In these dual-disk machines (i.e. 4040, 8050, etc) you could specify which drive in the unit you were talking to. Drive 0 is the one on the left, drive 1 is the one on the right. The whole unit is then either unit 8, 9, 10 or whatever else. In single drive units, you can leave the 0 out and simply call the command (like NEW or N) without a number behind it.
The format command may have been slow, but not 10 minutes slow, It took just under 2 minutes to format a disk in a 1541.
Until I got an Action Replay cart and started formating disks with it in under 10 seconds, that is…
Perhaps it just seemed so long to me… ? Wow, 10 seconds is amazing! I remember being thrilled by how fast the 1571 could format disks. I’ve never tried the AR, maybe one day 😉
Thanks for the well written list! One correction, I think: The “initialize” (“I”) command does not erase anything. It just loads the BAM into drive memory. You sometimes need to do this after changing disks and to clear errors. The command does not take arguments. (I did a quick check and the arguments did nothing.) It’s definitely confusing because the term “initialize” has been used to mean “format” or “erase” in other contexts.
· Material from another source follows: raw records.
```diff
diff --git a/cfgpp_b200/csrc/unet.cu b/cfgpp_b200/csrc/unet.cu
--- a/cfgpp_b200/csrc/unet.cu
+++ b/cfgpp_b200/csrc/unet.cu
@@ -419,6 +419,8 @@
   Scratch* s_tok = scratch(btag_ + "tokens", M * C);
   Scratch* s_qkv = scratch(btag_ + "qkv", M * 3 * Cp);
   Scratch* s_attn = scratch(btag_ + "attn", M * Cp);
+  Scratch* s_attn_ws = scratch(btag_ + "attn_ws", (std::max(attn_workspace_bytes(bnb_, heads, HW, HW, hd),
+                                                             attn_workspace_bytes(bnb_, heads, HW, n_ctx_, hd)) + 1) / 2);
   Scratch* s_q = scratch(btag_ + "q", M * Cp);
   Scratch* s_ff = scratch(btag_ + "ff", M * 4 * C);
   Scratch* s_stats[3];
@@ -508,7 +510,8 @@
                2.0 * Mi * 3.0 * C * C);
     }
     add_attn(b + ".attn1.sdpa",
-             make_attn_op(qkv, 3 * Cp, qkv + Cp, 3 * Cp, qkv + 2 * Cp, 3 * Cp, attn, Cp, bnb_, heads, HW, HW, hd));
+             make_attn_op(qkv, 3 * Cp, qkv + Cp, 3 * Cp, qkv + 2 * Cp, 3 * Cp, attn, Cp, bnb_, heads, HW, HW, hd,
+                          s_attn_ws->p));
     add_gemm(b + ".attn1.to_out", producer([&](int bn) {
                return make_linear_op(attn, Cp, nullptr, 0, 0,
                                      packed_heads_cols(b + ".attn1.to_out.0.weight", heads, hd, hdp), Mi, C, Cp,
@@ -538,7 +541,8 @@
                2.0 * Mkv * 2.0 * C * D);
       cur_plan_ = save;
     }
-    add_attn(b + ".attn2.sdpa", make_attn_op(qb, Cp, kv, 2 * Cp, kv + Cp, 2 * Cp, attn, Cp, bnb_, heads, HW, n_ctx_, hd));
+    add_attn(b + ".attn2.sdpa", make_attn_op(qb, Cp, kv, 2 * Cp, kv + Cp, 2 * Cp, attn, Cp, bnb_, heads, HW, n_ctx_, hd,
+                                             s_attn_ws->p));
     add_gemm(b + ".attn2.to_out", producer([&](int bn) {
                return make_linear_op(attn, Cp, nullptr, 0, 0,
                                      packed_heads_cols(b + ".attn2.to_out.0.weight", heads, hd, hdp), Mi, C, Cp,
@@ -674,7 +678,10 @@
     g_dry = (pass == 0);
     if (!g_dry) {
       workspace_bytes_ = 0;
-      for (auto& kv : scratch_) kv.second->p = alloc_act(kv.second->need);
+      for (auto& kv : scratch_) {
+        kv.second->p = alloc_act(kv.second->need);
+        CFGPP_CHECK_CUDA(cudaMemset(kv.second->p, 0, std::max<size_t>(kv.second->need, 8) * sizeof(__half)));
+      }
       gn_partial_ = static_cast<float*>(alloc_bytes(static_cast<size_t>(NB_) * 128 * 64 * sizeof(float)));
       t_sin_ = alloc_act(C0);
       t_h1_ = alloc_act(TE);
```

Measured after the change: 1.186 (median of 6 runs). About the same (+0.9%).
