template <int NKB, int NW, bool QOUT, bool FULLK, bool WLSE>
__global__ __launch_bounds__(NW * 64) void attn_fwd_short(const bf16* __restrict__ q, const bf16* __restrict__ k, const bf16* __restrict__ v,
                                                          bf16* __restrict__ o, float* __restrict__ lse, int T, int H, long ldq, long ldk,
                                                          long ldv, long ldo, float scale_log2e, int G, uint8_t* __restrict__ oq, long ldoq,
                                                          uint8_t* __restrict__ osc, int RBo) {
    constexpr int HD = 64, KS = 160, VS = 160, OS = 80;
    constexpr int NPV = (NKB + 1) / 2, KROWS = NKB * 16, VROWS = NPV * 32, NT = NW * 64;
    constexpr int NQ = (NKB + NW - 1) / NW;
    extern __shared__ __attribute__((aligned(16))) char smem[];
    char* k_lds = smem;
    char* v_lds = smem + KROWS * KS;
    const int tid = threadIdx.x, lane = tid & 63, w = tid >> 6;
    char* o_lds = smem + KROWS * KS + VROWS * VS + w * 16 * OS;
    const int fr = lane & 15, fq = lane >> 4;
    const int hh = blockIdx.x, b = blockIdx.y, hk = hh / G;
    const int nkb = (T + 15) >> 4;

    constexpr int NCH = (VROWS * 8 + NT - 1) / NT;
    u32x4 kreg[NCH], vreg[NCH];
#pragma unroll
    for (int i = 0; i < NCH; ++i) {
        const int c = tid + i * NT, row = c >> 3, ch = c & 7;
        kreg[i] = (u32x4){0u, 0u, 0u, 0u}; vreg[i] = (u32x4){0u, 0u, 0u, 0u};
        if (row < T) {
            kreg[i] = *(const u32x4*)(k + ((long)b * T + row) * ldk + (long)hk * HD + ch * 8);
            vreg[i] = *(const u32x4*)(v + ((long)b * T + row) * ldv + (long)hk * HD + ch * 8);
        }
    }
    bf16x8 qf[NQ][2];
#pragma unroll
    for (int i = 0; i < NQ; ++i) {
        int qrow = (w + NW * i) * 16 + fr;
        qrow = qrow < T ? qrow : T - 1;
        const bf16* qp = q + ((long)b * T + qrow) * ldq + (long)hh * HD + 8 * fq;
        qf[i][0] = *(const bf16x8*)qp;
        qf[i][1] = *(const bf16x8*)(qp + 32);
    }
#pragma unroll
    for (int i = 0; i < NCH; ++i) {
        const int c = tid + i * NT, row = c >> 3, ch = c & 7;
        if (row < KROWS) *(u32x4*)(k_lds + row * KS + ch * 16) = kreg[i];
        if (row < VROWS) *(u32x4*)(v_lds + row * VS + ch * 16) = vreg[i];
    }
    __syncthreads();

    bf16x8 ones;
#pragma unroll
    for (int j = 0; j < 8; ++j) ones[j] = (bf16)1.0f;
    asm volatile("" : "+v"(ones));
    const f32x4 zero4 = {0.f, 0.f, 0.f, 0.f};
    const int i16 = lane & 15, g = lane >> 4;
    auto max3 = [](float a, float x, float y) __attribute__((always_inline)) { return max3f(a, x, y); };
    auto qblock = [&](int qi, auto fullc) __attribute__((always_inline)) {
        constexpr bool FULL = decltype(fullc)::value;
        const int qb = w + NW * qi;
        const int q0 = qb * 16;
        f32x4 sc[NKB];
#pragma unroll
        for (int kb = 0; kb < NKB; ++kb) {
            sc[kb] = (f32x4){-INFINITY, -INFINITY, -INFINITY, -INFINITY};
            if (FULL || kb < nkb) {
                const char* kr = k_lds + (kb * 16 + fr) * KS + fq * 16;
                const bf16x8 k0 = *(const bf16x8*)kr, k1 = *(const bf16x8*)(kr + 64);
                f32x4 a = __builtin_amdgcn_mfma_f32_16x16x32_bf16(k0, qf[qi][0], zero4, 0, 0, 0);
                sc[kb] = __builtin_amdgcn_mfma_f32_16x16x32_bf16(k1, qf[qi][1], a, 0, 0, 0);
            }
        }
        if (T & 15) {
            if constexpr (FULL) {
#pragma unroll
                for (int i = 0; i < 4; ++i) sc[NKB - 1][i] = ((NKB - 1) * 16 + 4 * fq + i < T) ? sc[NKB - 1][i] : -INFINITY;
            } else {
                const int kb = nkb - 1;
#pragma unroll
                for (int x = 0; x < NKB; ++x)
                    if (x == kb) {
#pragma unroll
                        for (int i = 0; i < 4; ++i) sc[x][i] = (x * 16 + 4 * fq + i < T) ? sc[x][i] : -INFINITY;
                    }
            }
        }
        float m = -INFINITY;
#pragma unroll
        for (int kb = 0; kb < NKB; ++kb) { m = max3(m, sc[kb][0], sc[kb][1]); m = max3(m, sc[kb][2], sc[kb][3]); }
        m = max3(m, __shfl_xor(m, 16), m);
        m = max3(m, __shfl_xor(m, 32), m);
        const float msc = m * scale_log2e;
        f32x4 lacc = zero4, oacc[4] = {zero4, zero4, zero4, zero4};
        float lsum = 0.f;
#pragma unroll
        for (int st = 0; st < NPV; ++st) {
            if (FULL || 2 * st < nkb) {
                bf16x8 pb;
                const bool second = 2 * st + 1 < NKB;
                const f32x4 s1 = sc[second ? 2 * st + 1 : 2 * st];
#pragma unroll
                for (int i = 0; i < 4; ++i) {
                    const float p0 = __builtin_amdgcn_exp2f(fmaf(sc[2 * st][i], scale_log2e, -msc));
                    const float p1 = second ? __builtin_amdgcn_exp2f(fmaf(s1[i], scale_log2e, -msc)) : 0.f;
                    if constexpr (WLSE) lsum += p0 + p1;
                    pb[i] = (bf16)p0;
                    pb[4 + i] = (bf16)p1;
                }
                lacc = __builtin_amdgcn_mfma_f32_16x16x32_bf16(ones, pb, lacc, 0, 0, 0);
                const char* vr = v_lds + (32 * st + 4 * g + (i16 >> 2)) * VS + (4 * (i16 & 3)) * 2;
#pragma unroll
                for (int t = 0; t < 4; ++t) {
                    const short4v lo = __builtin_amdgcn_ds_read_tr16_b64_v4i16((lds_s4_ptr)(vr + t * 32));
                    const short4v hi = __builtin_amdgcn_ds_read_tr16_b64_v4i16((lds_s4_ptr)(vr + t * 32 + 16 * VS));
                    const short8v both = {lo[0], lo[1], lo[2], lo[3], hi[0], hi[1], hi[2], hi[3]};
                    oacc[t] = __builtin_amdgcn_mfma_f32_16x16x32_bf16(__builtin_bit_cast(bf16x8, both), pb, oacc[t], 0, 0, 0);
                }
            }
        }
        const float l = lacc[0], inv = 1.0f / l;
        if constexpr (WLSE) {
            lsum += __shfl_xor(lsum, 16);
            lsum += __shfl_xor(lsum, 32);
            if (fq == 0 && q0 + fr < T) lse[((long)b * H + hh) * T + q0 + fr] = (msc + log2f(lsum)) * 0.69314718055994531f;
        }
#pragma unroll
        for (int hf = 0; hf < 2; ++hf) {
#pragma unroll
            for (int tt = 0; tt < 2; ++tt) {
                const f32x4 a = oacc[2 * hf + tt];
                float vals[4] = {a[0] * inv, a[1] * inv, a[2] * inv, a[3] * inv};
                store_f<4>((bf16*)(o_lds + fr * OS) + 16 * tt + 4 * fq, vals);
            }
            asm volatile("s_waitcnt lgkmcnt(0)" ::: "memory");
            const int row = lane >> 2, ch = lane & 3;
            const u32x4 val = *(const u32x4*)(o_lds + row * OS + ch * 16);
            if constexpr (QOUT) {
                const bf16x8 vb = __builtin_bit_cast(bf16x8, val);
                float f[8], amax = 0.f;
#pragma unroll
                for (int c = 0; c < 8; ++c) { f[c] = (float)vb[c]; amax = fmaxf(amax, fabsf(f[c])); }
                amax = fmaxf(amax, __shfl_xor(amax, 1));
                amax = fmaxf(amax, __shfl_xor(amax, 2));
                const int e = mx_block_exp<MX_EMAX_E4M3>(amax);
                uint32_t pk[2];
                mx_pack_e4m3<8>(f, mx_inv_scale(e), pk);
                if (q0 + row < T) {
                    const long m = (long)b * T + q0 + row;
                    typedef __attribute__((ext_vector_type(2))) unsigned int u32x2;
                    *(u32x2*)(oq + m * ldoq + (long)hh * HD + hf * 32 + ch * 8) = (u32x2){pk[0], pk[1]};
                    if (ch == 0) {
                        const int cb = hh * (HD / 32) + hf;
                        osc[((((long)(cb >> 2) * RBo + (m >> 6)) * 4 + (cb & 3)) * 16 + (m & 15)) * 4 + ((m >> 4) & 3)] = (uint8_t)mx_exp_byte(e);
                    }
                }
            } else {
                if (q0 + row < T) *(u32x4*)(o + ((long)b * T + q0 + row) * ldo + (long)hh * HD + hf * 32 + ch * 8) = val;
            }
            asm volatile("s_waitcnt lgkmcnt(0)" ::: "memory");
        }
    };
    if constexpr (FULLK) {
#pragma unroll
        for (int qi = 0; qi < NQ; ++qi)
            if (w + NW * qi < NKB) qblock(qi, std::true_type{});
    } else {
#pragma unroll
        for (int qi = 0; qi < NQ; ++qi)
            if (w + NW * qi < nkb) qblock(qi, std::false_type{});
    }
}

template <int NKB, int NW, bool QOUT, bool FULLK, bool WLSE, class... Args>
int launch_short_form(int B, int H, hipStream_t st, Args... args) {
    constexpr int LDS = NKB * 16 * 160 + ((NKB + 1) / 2) * 32 * 160 + NW * 16 * 80;
    static bool attr[AV_MAX_DEVICES] = {};
    int dev = 0;
    AV_HIP(hipGetDevice(&dev));
    if (!attr[dev & (AV_MAX_DEVICES - 1)]) {
        AV_HIP(hipFuncSetAttribute((const void*)attn_fwd_short<NKB, NW, QOUT, FULLK, WLSE>, hipFuncAttributeMaxDynamicSharedMemorySize, LDS));
        attr[dev & (AV_MAX_DEVICES - 1)] = true;
    }
    hipLaunchKernelGGL((attn_fwd_short<NKB, NW, QOUT, FULLK, WLSE>), dim3(H, B), dim3(NW * 64), LDS, st, args...);
    AV_LAUNCH_CHECK();
    return AV_OK;
}

template <int NKB, int NW>
int launch_fwd_short(const void* q, const void* k, const void* v, void* o, float* lse, int B, int T, int H, long ldq, long ldk, long ldv,
                     long ldo, float scale, hipStream_t st, int G, void* oq = nullptr, long ldoq = 0, void* osc = nullptr) {
    AV_CHECK_ARG(!(oq && lse), "attention_fwd_short: the quantised-output form writes no LSE");
    const int RBo = oq ? (int)(((long)B * T + 255) / 256 * 4) : 0;
    const bool fullk = ((T + 15) >> 4) == NKB;
    auto go = [&](auto qout, auto wlse, auto full) {
        return launch_short_form<NKB, NW, decltype(qout)::value, decltype(full)::value, decltype(wlse)::value>(
            B, H, st, (const bf16*)q, (const bf16*)k, (const bf16*)v, (bf16*)o, lse, T, H, ldq, ldk, ldv, ldo, scale * 1.4426950408889634f, G, (uint8_t*)oq, ldoq,
            (uint8_t*)osc, RBo);
    };
    const std::true_type yes;
    const std::false_type no;
    if (oq) return fullk ? go(yes, no, yes) : go(yes, no, no);
    if (lse) return fullk ? go(no, yes, yes) : go(no, yes, no);
    return fullk ? go(no, no, yes) : go(no, no, no);
}

template <int HD>
int launch_fwd(const void* q, const void* k, const void* v, void* o, float* lse, int B, int Tq, int Tk, int H, long ldq,
               long ldk, long ldv, long ldo, float scale, int causal, hipStream_t st, int G) {
    constexpr int NW = 4;
    constexpr Stage ST = HD == 64 ? Stage::Double : Stage::Single;
    const dim3 grid(av_cdiv(Tq, 32 * NW), H, B), block(NW * 64);
    const float sl = scale * 1.4426950408889634f;
    auto go = [&](auto c) {
        hipLaunchKernelGGL((attn_fwd_mfma<HD, NW, ST, decltype(c)::value>), grid, block, 0, st, (const bf16*)q, (const bf16*)k, (const bf16*)v, (bf16*)o, lse, Tq, Tk, H,
                           ldq, ldk, ldv, ldo, sl, G);
    };
    if (causal) go(std::true_type{}); else go(std::false_type{});
    AV_LAUNCH_CHECK();
    return AV_OK;
}

bool mfma_takes(int hd, int dtype, int impl) { return impl == 0 && dtype == AV_BF16 && (hd == 64 || hd == 128); }
bool is_short(int form) { return form == AVLLM_ATTN_SHORT13X7 || form == AVLLM_ATTN_SHORT17X9; }

}

int av_attention_fwd_form(int B, int Tq, int Tk, int hd, int causal, int dtype, int impl) {
    if (!mfma_takes(hd, dtype, impl)) return AVLLM_ATTN_REF;
    if (hd == 128) return AVLLM_ATTN_MFMA128X4;
    if (!causal && Tq == Tk && B <= 65535 && av_knob(AV_KNOB_ATTN_SHORT) != 0) {
        if (Tq <= 208) return AVLLM_ATTN_SHORT13X7;
        if (Tq <= 272) return AVLLM_ATTN_SHORT17X9;
    }
    return AVLLM_ATTN_MFMA64X4;
}
int av_attention_bwd_form(int hd, int dtype, int impl) {
    return !mfma_takes(hd, dtype, impl) ? AVLLM_ATTN_REF : hd == 64 ? AVLLM_ATTN_MFMA64X4 : AVLLM_ATTN_MFMA128X4;
}
extern "C" int avllm_attention_plan(int32_t B, int32_t Tq, int32_t Tk, int32_t H, int32_t hd, int32_t causal, int32_t dtype, int32_t impl, int32_t kv_heads,
                                    int32_t* fwd_form, int32_t* bwd_form) {
    AV_CHECK_ARG(fwd_form && bwd_form && B > 0 && Tq > 0 && Tk > 0 && H > 0, "attention_plan: bad args");
    AV_CHECK_ARG(H % (kv_heads <= 0 ? H : kv_heads) == 0, "attention_plan: %d query heads are not a multiple of %d key/value heads", H, kv_heads);
    *fwd_form = av_attention_fwd_form(B, Tq, Tk, hd, causal, dtype, impl);
    *bwd_form = Tq == Tk ? av_attention_bwd_form(hd, dtype, impl) : -1;
    return AV_OK;
}
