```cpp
TimeNode Locate(double t_global, const std::vector<double>& durations) {
  const double eps = 1e-10;
  double t = 0;
  int id = -1;
// ... 1911 lines not shown
    size_t i = 0;
    for (int p = 0; p < n_problems; ++p) {
      for (; i < flat_group_p.size() && flat_group_p[i] == p; ++i)
        for (int w = 0; w < kFlatGroup; ++w)
          if (L.flat[kFlatGroup * i + w].cnt > 0) L.score_slot.push_back(kFlatGroup * pos[i] + w);
      for (int w = 0; w < b.node_families; ++w) L.score_slot.push_back(kFlatGroup * (n_groups + p) + w);
      L.score_first.push_back((int32_t)L.score_slot.size());
    }
    b.score_fused = true;
    b.score_slab = (int64_t)kFlatGroup * (n_groups + n_problems);
    L.flat.swap(out);
  }
  bool eligible = n_problems >= 8 * n_cu && b.node_families == 4;
  for (const Structure* S : structs)
    if (S->params.constraint_sets & (TWR_SET_BASE_ROM | TWR_SET_TOTAL_TIME)) eligible = false;
  for (int p = 0; p < n_problems && eligible; ++p) {
    const DevStruct* H = reinterpret_cast<const DevStruct*>(structs[struct_of_problem[p]]->blob.data());
    auto add = [&](int f, int count, uint32_t table_off, size_t rec_bytes, int row0, int rows_per, int nnz0, int vals_per) {
      const int chunk = f == 1 ? force_chunk : 64;
      for (int i0 = 0; i0 < count; i0 += chunk) {
        FamWork w;
        std::memset(&w, 0, sizeof(w));
        w.blob = b.blob_of_problem[p];
        w.table = w.blob + table_off + (f == 2 ? 0 : rec_bytes * (size_t)i0);
        w.x_off = b.x_off[p];
        w.g_off = b.g_off[p] + row0 + (int64_t)rows_per * i0;
        w.j_off = b.j_off[p] + nnz0 + (int64_t)vals_per * i0;
        w.cnt = std::min(chunk, count - i0);
        w.i0 = f == 2 ? i0 : 0;
        w.aux0 = 3 * H->n_junctions;
        w.aux1 = H->off_base_ang;
        w.inv_t_swing = H->inv_t_swing;
        L.fam[f].push_back(w);
      }
    };
    add(0, H->n_terrain_rows, H->o_terrain_rows, sizeof(TerrainRow), H->row_terrain, 1, H->nnz_terrain, 3);
    add(1, H->n_force_nodes, H->o_force_nodes, sizeof(ForceNode), H->row_force, 5, H->nnz_force, 25);
    add(2, 6 * H->n_junctions, H->o_acc, sizeof(AccJunction), H->row_acc, 1, H->nnz_acc, 6);
    add(3, H->n_swing_nodes, H->o_swing_nodes, sizeof(SwingNode), H->row_swing, 4, H->nnz_swing, 12);
  }
  return b;
}

EvalPlan PlanEval(const EvalShape& s) {
  EvalPlan plan;
  const LaunchTuning& t = s.tuning;
  auto add = [&](Launch k, int store, int nit, int xc, int items, int grid, int block, int lds = 0) -> LaunchStep& {
    LaunchStep& p = plan.step[plan.n++];
    p.kernel = k;
    p.store = store;
    p.nit = nit;
    p.xc = xc;
    p.grid = std::min(items, grid);
    p.block = block;
    p.lds = lds;
    return p;
  };
  auto event = [&](int i) {
    if (s.events) plan.step[plan.n++].arg[0] = i;
  };
  const bool wg = s.flags & 1, wj = s.flags & 2;
  const int store = wg && wj ? kStoreGJ : wj ? kStoreJ : kStoreG;
  const int store_nt = !(s.stream_nt && wj) ? store : wg ? kStoreGJNT : kStoreJNT;
  const int xc = s.dyn_map_chunks == 2 ? 2 : 4;
  const int n_chunks = s.fam[0] + s.fam[1] + s.fam[2] + s.fam[3];
  auto nodes = [&]() {
    if (n_chunks > 0) {
      const int res = t.node_bpc * s.n_cu;
      int gf[4], sum = 0;
      for (int f = 0; f < 4; ++f) {
        gf[f] = s.fam[f] == 0 ? 0 : std::min(s.fam[f], std::max(1, (int)((long long)res * s.fam[f] / n_chunks)));
        sum += gf[f];
      }
      LaunchStep& p = add(Launch::kChunk, store, 0, 0, sum, sum, 64);
      std::copy(gf, gf + 4, p.arg);
    } else if (s.node > 0) {
      add(s.node_families == 2 ? Launch::kNode2 : Launch::kNode, store, 0, 0, s.node, s.node, s.node_families == 2 ? 128 : 256);
    }
  };
  if (s.flags & kEvalScores) {
    if (s.score_fused) {
// ... 652 lines not shown
```

### towr_amd/csrc/structure.h

```cpp
#pragma once
#include <algorithm>
#include <memory>
#include <stdexcept>
#include <string>
#include <vector>

#include "../../include/towr_amd.h"
#include "device_tables.h"

namespace twr {

struct SplineLayout {
  std::vector<double> durations;
  std::vector<int> idx;
  std::vector<char> node_constant;
  std::vector<int> poly_phase;
  int n_nodes = 0;
  int var_offset = 0, var_size = 0;
  int at(int node, int deriv, int dim) const { return idx[(node * 2 + deriv) * 3 + dim]; }
};

struct SetInfo {
  std::string name;
  int offset = 0, size = 0, nnz_offset = 0, nnz = 0;
// ... 100 lines not shown
  std::vector<std::vector<Ref>> of;
  int64_t bytes_built = 0, bytes_distinct = 0;
};
LayoutShare ShareLayoutTables(const std::vector<const Structure*>& structs);
inline int64_t MemorySideCacheBytes(const char* gcn_arch_name, int64_t l2_bytes, int compute_partitions = 1) {
  const std::string arch = gcn_arch_name ? gcn_arch_name : "";
  int64_t bytes = 8 * l2_bytes;
  if (arch.rfind("gfx950", 0) == 0 || arch.rfind("gfx942", 0) == 0) bytes = (int64_t)256 << 20;
  return bytes / (compute_partitions > 0 ? compute_partitions : 1);
}
constexpr int64_t kInfinityCacheBytes = (int64_t)256 << 20;
inline bool StreamNonTemporal(int structures_used, int n_problems, int64_t output_bytes_per_evaluation,
                              int64_t memory_side_cache_bytes = kInfinityCacheBytes) {
  return (int64_t)structures_used * 4 > n_problems && output_bytes_per_evaluation > memory_side_cache_bytes;
}
struct BatchPlan {
  std::vector<int64_t> x_off, g_off, j_off;
  std::vector<uint64_t> blob_of_problem;
  std::vector<double> t_total;
  std::vector<char> sample_ok;
  struct Lists {
    std::vector<DynWork> dyn;
    std::vector<RomWork> rom;
    std::vector<NodeWork> node;
    std::vector<FlatWork> flat;
    std::vector<FamWork> fam[4];
    std::vector<PDynWork> pdyn;
    std::vector<LocWork> ploc;
    std::vector<RomPhaseWork> prom;
    std::vector<uint64_t> score_blob;
    std::vector<int32_t> score_first;
    std::vector<int32_t> score_slot;
  } lists;
  size_t records_bytes = 0;
  void PlaceRecords(uint64_t base);
  int rom_max_vals = 0;
  int flat_max_x = 0;
  int dyn_map_chunks = 2;
  DynUniform dyn_uniform = {0, 0, 0, 0, 0, 0, 0, 0};
  int node_families = 4;
  int pdyn_img_cap = 0, prom_img_cap = 0;
  bool stream_nt = false;
  bool score_fused = false;
  int64_t score_slab = 0;
  int64_t dyn_layout_bytes = 0, dyn_layout_distinct_bytes = 0;
};
std::vector<size_t> BlobOffsets(const std::vector<const Structure*>& structs);
BatchPlan PlanBatch(const std::vector<const Structure*>& structs, const std::vector<int32_t>& struct_of_problem,
                    const std::vector<uint64_t>& blob, int n_cu, int64_t cache_bytes, int force_chunk);
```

Oh Dan, you’re absolutely right – I’ve just tried this myself too, and to my complete surprise I or INITIALIZE doesn’t format the disk at all. Thank you so much for pointing that out! Now I wonder, how did we soft-format floppy disks back then? I remember there was an option, and if I didn’t do it… how did it work?
I’ll amend the article forthwith.
Ah, I’ve worked it out: omitting the ID from the NEW command will soft-format the disk.